I agree that with the current state of tools around LLMs, this is very unadvisable. But I think we can develop the right ones.
-
We can have tools that can generate the context/info submitters need to understand what has been done, explain the choices they are making, discuss edge cases and so on. This includes taking screenshots as the submitter is using the app, testing period (require X amount of time of the submitter actually using their feature and smoothening out the experience)
-
We can have tools at the repo level that can scan and analyze the effect. It can also isolate the different submitted features in order to allow others to toggle them or modify them if they’re not to their liking. Similarly, you can have lots of LLMs impersonate typical users and try the modifications to make sure they work. Putting humans in the loop at different appropriate times.
People are submitting LLM generated code they don’t understand right now. How do we protect repos? How do we welcome these contributions while lowering risk? I think with the right engineering effort, this can be done.
How do we welcome these contributions while lowering risk?
We don’t. These contributions should not be welcomed. At all. And they bring nothing BUT risk.
How do we welcome these contributions while lowering risk?
Why do the people using LLMs to modify a project need to make a PR back to the remote branch? Why can’t they keep their ‘weird’ contributions on their own personal fork and use as they like?
If the answer is that they don’t have the knowledge to build the app in order to test if the code works before submitting a PR, they shouldn’t be submitting a PR in the first place.
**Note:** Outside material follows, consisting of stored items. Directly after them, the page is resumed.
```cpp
struct kkamd_spmv_plan {
  std::vector<std::pair<std::string, int>> set_log;
  int64_t num_rows = 0, num_cols = 0, nnz = 0;
  const void* row_map = nullptr;
  int offset_type = 0, value_type = 1, algorithm = 0;
  kk::SpmvTuning tune;
  int tile = 0;
  int64_t nblocks = 0;
  int num_cus = 256;
  int32_t* d_blk_row = nullptr;
  void* d_carry = nullptr;
  void* d_xpack = nullptr;
  size_t xpack_bytes = 0;
  void* d_ypack = nullptr;
  size_t ypack_bytes = 0;
  const void* entries = nullptr;
  int32_t* d_tinfo = nullptr;
  uint16_t* d_wcode = nullptr;
  int32_t* d_wbase = nullptr;
  int32_t* d_pmeta = nullptr;
  int32_t* d_list[4] = {nullptr, nullptr, nullptr, nullptr};
  int64_t n_mode[4]  = {0, 0, 0, 0};
  int64_t code_tiles = 0;
  int64_t staged_tiles = 0;
  int64_t pat_tiles = 0;
  bool pat_direct = false;
  int64_t plain_tiles = 0;
  size_t plan_bytes = 0;
  void* d_t_rm = nullptr; int32_t* d_t_ent = nullptr; void* d_t_perm = nullptr; void* d_t_val = nullptr; unsigned long long* d_t_fp = nullptr;
  kkamd_spmv_plan* t_plan = nullptr;
  void* d_t_shadow = nullptr;
  bool t_ready = false, t_failed = false, t_fp_valid = false, t_shadow_valid = false, t_shadow_failed = false, t_stale = true;
  bool rank1_deferred = false;
  bool win_failed = false;
  kkamd_mv_plan* mv = nullptr;
  bool mv_failed = false;
  kkamd_mv4_plan* mv4 = nullptr;
  bool mv4_tried = false;
  kkamd_mv5_plan* mv5 = nullptr;
  bool mv5_tried = false;
  kkamd_mv6_plan* mv6 = nullptr;
  bool mv6_tried = false;
  int32_t* d_mv2_order = nullptr;
  int32_t* d_mv_long = nullptr; int64_t n_mv_long = 0, mv_long_T = 0, mv_long_nnz = 0; bool mv_long_known = false;
  kkamd_cs_plan* cs = nullptr;
  bool cs_tried = false;
  double cs_crs_us = 0.0, cs_us = 0.0;
  double cs_ratio = 0.0;
  int mv2_rb = 0;
  bool mv2_tried = false, mv_period_known = false;
  int64_t mv_period = 0;
  hipStream_t last_stream = nullptr;
  bool used = false;
  unsigned long long entries_hash = 0; bool entries_hash_known = false;
};

namespace kk {
int  bind_stream(kkamd_spmv_plan* p, hipStream_t st);
int  check_plan(const kkamd_spmv_plan* p, const kkamd_crs_t* A);
int  check_entries_content(kkamd_spmv_plan* p, const kkamd_crs_t* A, hipStream_t st);
void mv_plan_destroy(kkamd_mv_plan* mv);
int64_t mv_plan_query(const kkamd_mv_plan* mv, int what);
void mv4_plan_destroy(kkamd_mv4_plan* p);
int64_t mv4_plan_query(const kkamd_mv4_plan* p, int what);
void mv5_plan_destroy(kkamd_mv5_plan* p);
int64_t mv5_plan_query(const kkamd_mv5_plan* p, int what);
int  mv5_plan_build(kkamd_spmv_plan* plan, const kkamd_crs_t* A, hipStream_t st);
int  mv5_spmv(const kkamd_spmv_plan* plan, const kkamd_crs_t* A, const double* X, int64_t xs0, int64_t xs1, double* Y, int64_t ys0, int64_t ys1,
              int64_t nvec, double alpha, double beta, hipStream_t st);
void mv6_plan_destroy(kkamd_mv6_plan* p);
int64_t mv6_plan_query(const kkamd_mv6_plan* p, int what);
int  mv6_plan_build(kkamd_spmv_plan* plan, const kkamd_crs_t* A, hipStream_t st);
int  mv6_spmv(kkamd_spmv_plan* plan, const kkamd_crs_t* A, const double* X, int64_t ldx, double* Y, int64_t ys0, int64_t ys1,
              int64_t nvec, double alpha, double beta, hipStream_t st);
// ... 59 lines not shown
```

Measured before the change: 1162.

## Prefetch x window chunks at tile issue for pattern tiles, skip identity tile lists

Result: faster. 1261 (median of 6 runs) (+8.5%).

```diff
diff --git a/kokkos-kernels_amd/csrc/kk_spmv.hip b/kokkos-kernels_amd/csrc/kk_spmv.hip
--- a/kokkos-kernels_amd/csrc/kk_spmv.hip
+++ b/kokkos-kernels_amd/csrc/kk_spmv.hip
@@ -516,8 +516,10 @@
 
 #ifdef KK_EMU
 #define KK_USE_AFTER_ISSUE(v)
+#define KK_USE_SCALAR_AFTER_ISSUE(v)
 #else
 #define KK_USE_AFTER_ISSUE(v) asm volatile("" : "+v"(v))
+#define KK_USE_SCALAR_AFTER_ISSUE(v) asm volatile("" : "+s"(v))
 #endif
 
 template <class AT, int STEPS, bool FULL>
@@ -545,25 +547,50 @@
   }
 }
 
-template <class AT, int STEPS> struct WinTile { AT v0[STEPS], v1[STEPS]; unsigned w[STEPS]; int meta, prec0; };
-
-template <class AT, int STEPS, bool FULL, bool NT, bool PAT>
+template <int STEPS> struct WinGeom {
+  static constexpr int TILE = kBlock * 2 * STEPS;
+  static constexpr int CAPC = (TILE < kWinChunks * 64 ? TILE : kWinChunks * 64) / 64;
+  static constexpr int CPW  = (CAPC + kBlock / 64 - 1) / (kBlock / 64);
+};
+template <class AT, class YT, int STEPS> struct WinTile {
+  AT v0[STEPS], v1[STEPS];
+  unsigned w[STEPS];
+  int meta, prec0, ccol[WinGeom<STEPS>::CPW];
+  YT xv[WinGeom<STEPS>::CPW];
+};
+
+template <class AT, class YT, int STEPS, bool FULL, bool NT, bool PAT>
 __device__ __forceinline__ void win_issue(const AT* __restrict__ values, const uint16_t* __restrict__ wtile,
-                                          const int32_t* __restrict__ wmeta, const int32_t* __restrict__ pmeta, int64_t b,
-                                          int64_t ts, int64_t te, int t, WinTile<AT, STEPS>& W) {
-  W.meta  = wmeta[b * kWinMeta + (t & 63)];
+                                          const int32_t* __restrict__ wmeta, const int32_t* __restrict__ pmeta,
+                                          const YT* __restrict__ x, int64_t ncols, int64_t b, int64_t ts, int64_t te, int t,
+                                          WinTile<AT, YT, STEPS>& W) {
+  constexpr int CPW = WinGeom<STEPS>::CPW;
+  W.meta  = 0;
   W.prec0 = 0;
-  if (PAT) W.prec0 = pmeta[b * kPatW + (t < kPatW ? t : kPatW - 1)];
+  if (PAT) {
+    static_assert(!PAT || CPW * (kBlock / 64) == WinGeom<STEPS>::CAPC, "every wave stages CPW chunks of the window");
+    const int32_t* cm = wmeta + b * kWinMeta + 2 * kWinCount + KK_UNIFORM(t >> 6) * CPW;
+    KK_UNROLL
+    for (int i = 0; i < CPW; ++i) W.ccol[i] = cm[i];
+    KK_UNROLL
+    for (int i = 0; i < CPW; ++i) {
+      int64_t xi = (int64_t)(W.ccol[i] >= 0 ? W.ccol[i] : 0) + (t & 63);
+      xi         = xi < ncols ? xi : ncols - 1;
+      W.xv[i]    = x[xi];
+    }
+    W.prec0 = pmeta[b * kPatW + (t < kPatW ? t : kPatW - 1)];
+  } else {
+    W.meta = wmeta[b * kWinMeta + (t & 63)];
+  }
   load_tile_values<AT, STEPS, FULL, NT>(values, ts, te, t, W.v0, W.v1);
   if (!PAT) load_tile_codes<STEPS, NT>(wtile, t, W.w);
 }
 
 template <class AT, class YT, int STEPS, bool PAT>
-__device__ __forceinline__ void win_stage(WinTile<AT, STEPS>& W, const YT* __restrict__ x, int64_t ncols, YT* prod, int64_t b, int t,
+__device__ __forceinline__ void win_stage(WinTile<AT, YT, STEPS>& W, const YT* __restrict__ x, int64_t ncols, YT* prod, int64_t b, int t,
                                           const int32_t* __restrict__ pmeta) {
   constexpr int SPAN = kBlock * 2, NPT = 2 * STEPS, TILE = kBlock * NPT;
-  constexpr int CAPC = (TILE < kWinChunks * 64 ? TILE : kWinChunks * 64) / 64;
-  constexpr int CPW  = (CAPC + kBlock / 64 - 1) / (kBlock / 64);
+  constexpr int CAPC = WinGeom<STEPS>::CAPC, CPW = WinGeom<STEPS>::CPW;
   constexpr int GRP  = STEPS < 4 ? STEPS : 4;
   const AT (&v0)[STEPS] = W.v0;
   const AT (&v1)[STEPS] = W.v1;
@@ -576,16 +603,17 @@
   bool used[CPW];
   KK_UNROLL
   for (int i = 0; i < CPW; ++i) {
-    const int c   = wave + i * (kBlock / 64);
-    const int col = c < CAPC ? __shfl(meta, 2 * kWinCount + c, 64) : -1;
+    const int c   = PAT ? wave * CPW + i : wave + i * (kBlock / 64);
+    const int col = PAT ? W.ccol[i] : c < CAPC ? __shfl(meta, 2 * kWinCount + c, 64) : -1;
     used[i]       = col >= 0;
+    if (PAT) { xv[i] = W.xv[i]; continue; }
     int64_t xi    = (int64_t)(used[i] ? col : 0) + lane;
     xi            = xi < ncols ? xi : ncols - 1;
     xv[i]         = x[xi];
   }
   KK_UNROLL
   for (int i = 0; i < CPW; ++i) {
-    const int c = wave + i * (kBlock / 64);
+    const int c = PAT ? wave * CPW + i : wave + i * (kBlock / 64);
     if (used[i]) prod[c * 64 + lane] = xv[i];
   }
   int* sseg = reinterpret_cast<int*>(prod + TILE) - kPatW;
@@ -771,6 +799,9 @@
   __shared__ YT prod[TILE];
   constexpr bool NT = false;
   const int t       = threadIdx.x;
+  if (MODE == kTilePattern) {
+    KK_USE_SCALAR_AFTER_ISSUE(alpha); KK_USE_SCALAR_AFTER_ISSUE(beta); KK_USE_SCALAR_AFTER_ISSUE(ncols);
+  }
   const int64_t pos = xcd_order(blockIdx.x, gridDim.x, remap);
   const int64_t b   = list ? (int64_t)list[pos] : pos;
   const int64_t s = b * TILE;
@@ -783,12 +814,12 @@
 
   AT v0[STEPS], v1[STEPS];
   int c0[STEPS], c1[STEPS];
-  WinTile<AT, STEPS> W;
+  WinTile<AT, YT, STEPS> W;
   if (MODE == kTilePattern) {
-    win_issue<AT, STEPS, true, NT, true>(values, wtile, wmeta, pmeta, b, s, e, t, W);
+    win_issue<AT, YT, STEPS, true, NT, true>(values, wtile, wmeta, pmeta, x, ncols, b, s, e, t, W);
   } else if (MODE == kTileStaged) {
-    if (full) win_issue<AT, STEPS, true, NT, false>(values, wtile, wmeta, pmeta, b, s, e, t, W);
-    else      win_issue<AT, STEPS, false, NT, false>(values, wtile, wmeta, pmeta, b, s, e, t, W);
+    if (full) win_issue<AT, YT, STEPS, true, NT, false>(values, wtile, wmeta, pmeta, x, ncols, b, s, e, t, W);
+    else      win_issue<AT, YT, STEPS, false, NT, false>(values, wtile, wmeta, pmeta, x, ncols, b, s, e, t, W);
   } else if (MODE == kTileCodes) {
     if (full) load_tile_win<AT, STEPS, true>(values, wtile, wmeta, b, s, e, t, v0, v1, c0, c1);
     else      load_tile_win<AT, STEPS, false>(values, wtile, wmeta, b, s, e, t, v0, v1, c0, c1);
@@ -1359,7 +1390,7 @@
 static void free_analysis(kkamd_spmv_plan* p) {
   void** bufs[] = {(void**)&p->d_blk_row, &p->d_carry, (void**)&p->d_tinfo, (void**)&p->d_wcode, (void**)&p->d_wbase, (void**)&p->d_pmeta};
   for (void** b : bufs) if (*b) { (void)hipFree(*b); *b = nullptr; }
-  for (int m = 0; m < 4; ++m) { if (p->d_list[m]) { (void)hipFree(p->d_list[m]); p->d_list[m] = nullptr; } p->n_mode[m] = 0; }
+  for (int m = 0; m < 4; ++m) { if (p->d_list[m]) { (void)hipFree(p->d_list[m]); p->d_list[m] = nullptr; } p->n_mode[m] = 0; p->list_identity[m] = false; }
   p->pat_tiles = p->code_tiles = p->staged_tiles = p->plain_tiles = 0; p->pat_direct = false;
   p->tile = 0; p->nblocks = 0; p->plan_bytes = 0;
 }
@@ -1372,7 +1403,7 @@
     (void)hipGetLastError();
     if (p->d_pmeta) { (void)hipFree(p->d_pmeta); p->d_pmeta = nullptr; }
     if (p->d_wcode) { (void)hipFree(p->d_wcode); p->d_wcode = nullptr; }
-    for (int m = 0; m < 4; ++m) { if (p->d_list[m]) { (void)hipFree(p->d_list[m]); p->d_list[m] = nullptr; } p->n_mode[m] = 0; }
+    for (int m = 0; m < 4; ++m) { if (p->d_list[m]) { (void)hipFree(p->d_list[m]); p->d_list[m] = nullptr; } p->n_mode[m] = 0; p->list_identity[m] = false; }
     p->d_tinfo = nullptr; p->d_wbase = nullptr;
     p->pat_tiles = p->code_tiles = p->staged_tiles = 0; p->plain_tiles = p->nblocks;
     p->win_failed = true;
@@ -1392,8 +1423,9 @@
   const int32_t* ent = (const int32_t*)p->entries;
   auto make_lists = [&](const int64_t* known, size_t* list_bytes) -> int {
     for (int m = 0; m < 4; ++m) {
+      p->list_identity[m] = false;
       if (known && known[m] == 0) { p->n_mode[m] = 0; continue; }
-      if (known && known[m] == (int64_t)nb) { p->n_mode[m] = (int64_t)nb; continue; }
+      if (known && known[m] == (int64_t)nb) { p->n_mode[m] = (int64_t)nb; p->list_identity[m] = true; continue; }
       KK_LAUNCH(mode_flag_kernel, (unsigned)ceil_div((int64_t)nb + 1, kBlock), kBlock, 0, st, (int64_t)nb, (const int32_t*)tinfo, d_flag, m);
       if (hipGetLastError() != hipSuccess) return -1;
       int rc2 = exclusive_scan_inplace<int32_t>(d_flag, (int64_t)nb + 1, st);
@@ -1405,7 +1437,15 @@
         KK_HIP(hipStreamSynchronize(st));
       }
       p->n_mode[m] = cnt;
-      if (cnt > 0 && (size_t)cnt < nb) {
+      if (cnt > 0) {
+        int32_t lead = cnt;
+        if ((size_t)cnt < nb) {
+          KK_HIP(hipMemcpyAsync(&lead, d_flag + cnt, sizeof(int32_t), hipMemcpyDeviceToHost, st));
+          KK_HIP(hipStreamSynchronize(st));
+        }
+        p->list_identity[m] = lead == cnt;
+      }
+      if (cnt > 0 && !p->list_identity[m]) {
         if (hipMalloc((void**)&p->d_list[m], sizeof(int32_t) * (size_t)cnt) != hipSuccess) return -1;
         *list_bytes += sizeof(int32_t) * (size_t)cnt;
         int32_t* d_list_m = p->d_list[m];
@@ -1788,6 +1828,7 @@
   else if (k == "mv5_other_rows") *value = kk::mv5_plan_query(plan->mv5, 1);
   else if (k == "mv5_blocks") *value = kk::mv5_plan_query(plan->mv5, 2);
   else if (k == "mv5_fill_permille") *value = kk::mv5_plan_query(plan->mv5, 4);
+  else if (k == "pattern_list_identity") *value = (plan->d_tinfo && plan->d_pmeta && plan->n_mode[kTilePattern] > 0 && plan->list_identity[kTilePattern]) ? 1 : 0;
   else if (k == "pattern_direct") *value = plan->pat_direct ? 1 : 0;
   else if (k == "colslab") *value = plan->cs ? 1 : 0;
   else if (k == "colslab_tried") *value = plan->cs_tried ? 1 : 0;
diff --git a/kokkos-kernels_amd/csrc/kk_spmv_plan.h b/kokkos-kernels_amd/csrc/kk_spmv_plan.h
--- a/kokkos-kernels_amd/csrc/kk_spmv_plan.h
+++ b/kokkos-kernels_amd/csrc/kk_spmv_plan.h
@@ -102,6 +102,7 @@
   int32_t* d_wbase = nullptr;
   int32_t* d_pmeta = nullptr;
   int32_t* d_list[4] = {nullptr, nullptr, nullptr, nullptr};
+  bool list_identity[4] = {false, false, false, false};
   int64_t n_mode[4]  = {0, 0, 0, 0};
   int64_t code_tiles = 0;
   int64_t staged_tiles = 0;
```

Code contributions come with an expectation of due diligence on the part of the submitter, to ensure that their code is not breaking anything or introducing obvious bugs and vulns (and of course, that it even works at all).
Democratizing coding means making the knowledge of how to do it more readily and freely-available, not having a computer spit out something that someone doesn’t understand, and then telling that person, “congratulations, you’re a code contributor”.
People are submitting LLM generated code they don’t understand right now. How do we protect repos?
By not accepting PRs that do not properly meet contribution guidelines, like having tests that provide reasonable code coverage, etc.
-
This was written by someone who never dealt with user requests. Typical user not only doesn’t know how to define requirements in a clear way, they also don’t understand limitations of the technology, side effects their changes can cause or different aspects of usability, compatibility and accessibility.
Those are the abilities that limit who can contribute to projects, not coding skills.
So for example you want an adaptive rewind time. Is it on by default? Where is in the settings? How does it interact with current auto-rewind feature (can you enable both at the same time?)? How do you name it so that typical user knows what it does? It’s not that those are difficult questions to answer. It’s that you need think about all that before you start changing code other people will use. Typical users don’t have the knowledge or experience required to do it. And it gets way more complicated with bigger changes.
I have 20+ years of software development experience having to deal with user requests, so I am for sure sensitive to that fact! I don’t think that current LLMs can do anything but the most superficial change to code. But that doesn’t mean it always will, in 5-10 years, with realtime inference (e.g. 100x generations for the same prompt allowing for much better error correction) and video support, you could have a long session (say, 1 or 2 hours) of asking questions, reviewing mockups, tweaking the requirements, etc.) in order to understand the ask, and then the user will spend some time using it and testing it.